Fifth Circuit Takes Limited View of Dodd-Frank Whistleblower Protections

Eric Paltell
Eric Paltell
07/18/2013

Over the past two years, several federal courts have wrestled with the scope of whistleblower protections under the Dodd-Frank Act (“DFA”), codified at 15 U.S.C. §78u-6(h).  To date, all of the district courts to address the issue have held that an employee claiming whistleblower retaliation in violation of DFA need not make a report to the Securities and Exchange Commission to be protected by DFA.  As a result, employees alleging that they were fired for activities protected by the Sarbanes-Oxley Act (“SOX”) could circumvent SOX’s 180 day limitations period, limited damages, and administrative exhaustion requirements.  Instead, employees claiming to have been fired for protesting employer misconduct in violation of SOX could bypass OSHA, file suit in federal court, and enjoy DFA’s 6 to 10 year limitations period and double back pay damages.

On July 17th, 2013, the United States Court of Appeals reversed this trend by holding that §78u-6(h) does not protect employees who have not first reported the suspected employer misconduct to the SEC.  Asadi v. GE Energy (USA) LLC.  In Asadi, the plaintiff filed a complaint alleging that GE Energy violated §78u-6(h) by terminating him following his internal reports of a possible Foreign Corrupt Practices Act violation. GE Energy moved to dismiss Asadi’s complaint because (1) Asadi did not meet DFA’s definition of “whistleblower,” and (2) the whistleblower-protection provision does not apply extraterritorially.  Significantly, four other district  courts have held that an employee making a claim under §78u-6(h)(iii) need not meet the definition of  “whistleblower” set forth in §78u-6(a), which defines a whistleblower as “any individual who provides, or two or more individuals acting jointly who provide, information relating to a violation of the securities laws to the [SEC], in a manner established, by rule or regulation, by the [SEC]” (emphasis added).  The United States District Court for the Southern District of Texas sidestepped the issue of whether one need be a “whistleblower” to be protected and dismissed Asadi’s claim with prejudice, concluding that the whistleblower-protection provision “does not extend to or protect Asadi’s extraterritorial whistleblowing activity.” Asadi appealed to the U.S. Court of Appeals for the Fifth Circuit.

Asadi argued that the whistleblower-protection provision protects individuals who engage in conduct set forth in §78u-6(h)(iii), even if they do not provide information to the SEC. Following the reasoning of the other district courts to address the issue, Asadi argued that the definition of whistleblower conflicts with §78u-6(h)(iii) because persons engaged in conduct covered by that section need not report to the SEC. Asadi also argued that the Fifth Circuit should defer to the SEC’s regulation construing the Dodd-Frank whistleblower-protection provision, which provides that SEC reporting is not required to be covered by DFA’s whistleblower protections.
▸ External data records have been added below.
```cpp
constexpr int kFinStage = 1536;
__global__ void __launch_bounds__(256)
map_finalize_kernel(GridDims G, LeafParams L,
                          const int *__restrict__ start,
                          const float2 *__restrict__ pts, float2 *__restrict__ cent, double *__restrict__ rec,
                          int *__restrict__ npts_grid, int *__restrict__ counters ,
                          unsigned *__restrict__ occ ,
                          u64 *__restrict__ tiles, int tiles_w ) {
  __shared__ float2 lp[4][kFinStage];
  const size_t ng = (size_t)G.div_x * G.div_y;
  size_t g = blockIdx.x * (size_t)blockDim.x + threadIdx.x;
  const bool live = g < ng;
  const int lane = threadIdx.x & 63, wv = threadIdx.x >> 6;
  int s0 = 0, s1 = 0;
  if (live) { s0 = start[g]; s1 = start[g + 1]; }
  const int n = s1 - s0;
  const int a = __shfl(s0, 0);
  int b = s1;
#pragma unroll
  for (int o = 1; o < 64; o <<= 1) b = max(b, __shfl_xor(b, o));
  const int m = b - a;
  const bool in_lds = m <= kFinStage;
  if (in_lds) {
    for (int j0 = 0; j0 < m; j0 += 8 * 64) {
      float2 t[8];
#pragma unroll
      for (int u = 0; u < 8; ++u) { const int j = j0 + u * 64 + lane; t[u] = pts[a + min(j, m - 1)]; }
#pragma unroll
      for (int u = 0; u < 8; ++u) { const int j = j0 + u * 64 + lane; if (j < m) lp[wv][j] = t[u]; }
    }
    __builtin_amdgcn_wave_barrier();
  }
  int flag = 0;
  if (n > 0) {
    float fx = 0.f, fy = 0.f;
    double sx = 0, sy = 0, sxx = 0, sxy = 0, syy = 0, szz = 0;
    if (L.cov_init_identity) { sxx = 1.0; syy = 1.0; szz = 1.0; }
    if (in_lds) {
      const float2 *q = &lp[wv][s0 - a];
      for (int s = 0; s < n; ++s) {
        const float2 p = q[s];
        fx += p.x; fy += p.y;
        const double X = (double)p.x, Y = (double)p.y;
        sx += X; sy += Y;
        sxx += X * X; sxy += X * Y; syy += Y * Y;
      }
    } else {
      float2 pb[8], pn[8];
#pragma unroll
      for (int u = 0; u < 8; ++u) pb[u] = pts[min(s0 + u, s1 - 1)];
      for (int s = s0; s < s1; s += 8) {
        if (s + 8 < s1) {
#pragma unroll
          for (int u = 0; u < 8; ++u) pn[u] = pts[min(s + 8 + u, s1 - 1)];
        }
#pragma unroll
        for (int u = 0; u < 8; ++u) {
          if (s + u >= s1) break;
          const float2 p = pb[u];
          fx += p.x; fy += p.y;
          const double X = (double)p.x, Y = (double)p.y;
          sx += X; sy += Y;
          sxx += X * X; sxy += X * Y; syy += Y * Y;
        }
#pragma unroll
        for (int u = 0; u < 8; ++u) pb[u] = pn[u];
      }
    }
    flag = write_voxel(G, L, g, n, fx, fy, sx, sy, sxx, sxy, syy, szz, cent, rec, counters);
    const int vy = (int)(g / (size_t)G.div_x), vx = (int)(g - (size_t)vy * G.div_x);
    atomicOr(tiles + (size_t)((vy >> 3) + 1) * tiles_w + (vx >> 3) + 1, 1ull << (8 * (vy & 7) + (vx & 7)));
  }
  if (live) npts_grid[g] = flag;
  const u64 in_set = __ballot(flag != 0);
  if ((threadIdx.x & 63) == 0 && live) {
    occ[g >> 5] = (unsigned)in_set;
    if ((g >> 5) + 1 < (ng + 31) / 32) occ[(g >> 5) + 1] = (unsigned)(in_set >> 32);
  }
}

__global__ void fill_f2_kernel(float2 *p, size_t n, float v, u64 *tiles, size_t ntiles) {
  for (size_t i = blockIdx.x * (size_t)blockDim.x + threadIdx.x; i < n; i += (size_t)gridDim.x * blockDim.x)
    p[i] = make_float2(v, v);
  for (size_t i = blockIdx.x * (size_t)blockDim.x + threadIdx.x; i < ntiles; i += (size_t)gridDim.x * blockDim.x)
    tiles[i] = 0ull;
}
```

ndt_slam_amd/csrc/ndt_mi355x.hip:

```cpp

#include <hip/hip_runtime.h>
#include <hip/hip_ext.h>

#include <algorithm>
#include <cfloat>
#include <cmath>
#include <cstdio>
#include <cstdlib>
#include <cstring>
#include <new>
#include <string>
#include <mutex>
#include <set>
#include <utility>
#include <vector>

#include "ndt_mi355x.h"

#pragma clang fp contract(off)

namespace {

thread_local std::string g_last_error;

#include "ndt_libm_f32.hip.h"
#include "ndt_common.hip.h"
#include "ndt_point.hip.h"
#include "ndt_optimizer.hip.h"
#include "ndt_fitness.hip.h"
#include "ndt_match.hip.h"
#include "ndt_map_build.hip.h"
#include "ndt_front.hip.h"
#include "ndt_localmap.hip.h"

}
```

Affirming the District Court’s dismissal, the Fifth Circuit held that the definition of ‘whistleblower” in §78u-6(a) shows that Congress’s intent was clear and unambiguous and that employers must report a suspected securities law violation to the SEC to be protected. The Fifth Circuit noted that if they were to accept Asadi’s construction of the whistleblower-protection provision, the Sarbanes-Oxley Act’s anti-retaliation provision (with its more limited damages, shorter limitations period, and administrative exhaustion requirement) would, for practical purposes, be rendered moot.

It is highly unlikely that the Asadi decision is the last word on this issue. The stakes in these DFA/SOX claims are high, and the fact that the DFA might be used as a way to bypass SOX gives plaintiff’s counsel incentive to continue to litigate this issue.  Nevertheless – from the perspective of someone who represents employers – it’s good to see that the first appellate court to address this issue ruled for the good guys.